I thought that I had replied to this thread. I guess I didnt. Anyway, there are a few shops in Philly that carry Santa Cruz. Maybe you can find what you need at one of them so that you can try it out. There are some nice trails in the area as well, so maybe you can make it a day trip if you find a bike that you need to try out. 

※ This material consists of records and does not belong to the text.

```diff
diff --git a/triangle-splatting_amd/csrc/preprocess.hip b/triangle-splatting_amd/csrc/preprocess.hip
--- a/triangle-splatting_amd/csrc/preprocess.hip
+++ b/triangle-splatting_amd/csrc/preprocess.hip
@@ -106,6 +106,7 @@
         radii[idx] = out_radius;
         g.tiles_touched[idx] = out_tiles;
         g.rect[idx] = out_rect;
+        g.rect4[idx] = ts_pack_rect4(out_rect);
         g.depth[idx] = out_depth;
         g.clamped[idx] = out_clamped;
         float4 *r = rec_row;
diff --git a/triangle-splatting_amd/csrc/preprocess3d.hip b/triangle-splatting_amd/csrc/preprocess3d.hip
--- a/triangle-splatting_amd/csrc/preprocess3d.hip
+++ b/triangle-splatting_amd/csrc/preprocess3d.hip
@@ -81,6 +81,7 @@
         radii[idx] = out_radius;
         g.tiles_touched[idx] = out_tiles;
         g.rect[idx] = out_rect;
+        g.rect4[idx] = ts_pack_rect4(out_rect);
         g.depth[idx] = out_depth;
         g.clamped[idx] = out_clamped;
         float4 *r = rec_row;
diff --git a/triangle-splatting_amd/csrc/ts2d_common.h b/triangle-splatting_amd/csrc/ts2d_common.h
--- a/triangle-splatting_amd/csrc/ts2d_common.h
+++ b/triangle-splatting_amd/csrc/ts2d_common.h
@@ -39,6 +39,7 @@
     float *depth;
     uint32_t *tiles_touched;
     uint2 *rect;
+    uint32_t *rect4;
     uint8_t *clamped;
     uint32_t *sk[2], *sv[2];
     uint32_t *depth_sorted;
@@ -67,6 +68,14 @@
     float *final_T;
     int32_t *status;
 };
+
+#define TS_RECT4_NONE 0xFFFFFFFFu
+static __host__ __device__ inline uint32_t ts_pack_rect4(uint2 rect)
+{
+    const uint32_t minx = rect.x & 0xffffu, miny = rect.x >> 16, w = (rect.y & 0xffffu) - minx, h = (rect.y >> 16) - miny;
+    const bool fits = minx < 255u && miny < 255u && w < 255u && h < 255u;
+    return fits ? minx | (miny << 8) | (w << 16) | (h << 24) : TS_RECT4_NONE;
+}
 
 static inline size_t ts_align_up(size_t v) { return (v + TS_ALIGN - 1) & ~(size_t)(TS_ALIGN - 1); }
 
@@ -101,6 +110,7 @@
     ts_carve(p, v.depth, n);
     ts_carve(p, v.tiles_touched, n);
     ts_carve(p, v.rect, n);
+    ts_carve(p, v.rect4, n);
     ts_carve(p, v.clamped, n);
     ts_carve(p, v.sk[0], n);
     ts_carve(p, v.sk[1], n);
```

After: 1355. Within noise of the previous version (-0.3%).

Coming from a retail background, I can kind of understand where the shops are coming from with the down payment. Maybe if you make it clear to them that you are going to buy a bike from them, they will me more likely to order one in for you. See if they would be willing to transfer your deposit to another bike, or frame if the first one doesnt feel right. While I understand the shops being reluctant to order a $3000 bike for a random customer, they also have to realize that there is no way that you can or should buy a bike without trying it out first. Its bad enough that most of the time you cant ride trails on a test ride, but expecting you to buy without riding at all, thats just plain rediculous.


----------



## vtalum2001 (Aug 29, 2006)

BShow - do you happen to know what shops out there in Philly? 

I can't believe how hard it is to get a juliana in the east coast. I mean i have heard of how the east coast gets nothing when it comes to quality bikes from the west coast but i didn't think it was really this bad. I just called the santa cruz office and apparently the guy who can help me out with east coast sales reps is out of the office and won't be back till tomorrow. So i guess i'll have to wait for one more day to get info. The first thing i am going to ask him is if i were to purchase one, how long, realistically speaking, is going to take for me to get it. I guess i just like the bike too much to give up at this point......


----------



## vtalum2001 (Aug 29, 2006)

I found a medium juliana in one of those places upstate and i am trying to decide if i should go 2 hours + 20 minutes out of my way to go try it or not. Will it be a good fit? Am i wasting my time in the end? I really just want to go and see the bike and get a general feel on how it is - worst comes, i'll come back to the jersey area and order a small one from a LBS. Any of you girls out there want to let me know whether me, a 5'2 with short inseam will fit or not? 

Thanks!


----------



## rr (Dec 28, 2003)

vtalum2001 said:


> I found a medium juliana in one of those places upstate and i am trying to decide if i should go 2 hours + 20 minutes out of my way to go try it or not. Will it be a good fit? Am i wasting my time in the end? I really just want to go and see the bike and get a general feel on how it is - worst comes, i'll come back to the jersey area and order a small one from a LBS. Any of you girls out there want to let me know whether me, a 5'2 with short inseam will fit or not?
> 
> Thanks!


We just bought a small for my wife, she's 5'1" and has a shorter torso and it fits her perfect. The medium they had in the shop seemed to have the same standover but it had a noticably longer top tube so it sounds like the medium would work for you, I think a small *might* have too short of a TT for you. She loves the ride of the bike and is doing more trail riding now, it pedals very nice with the RP23 shock which has a lever to turn the propedal on/off depending on the ride.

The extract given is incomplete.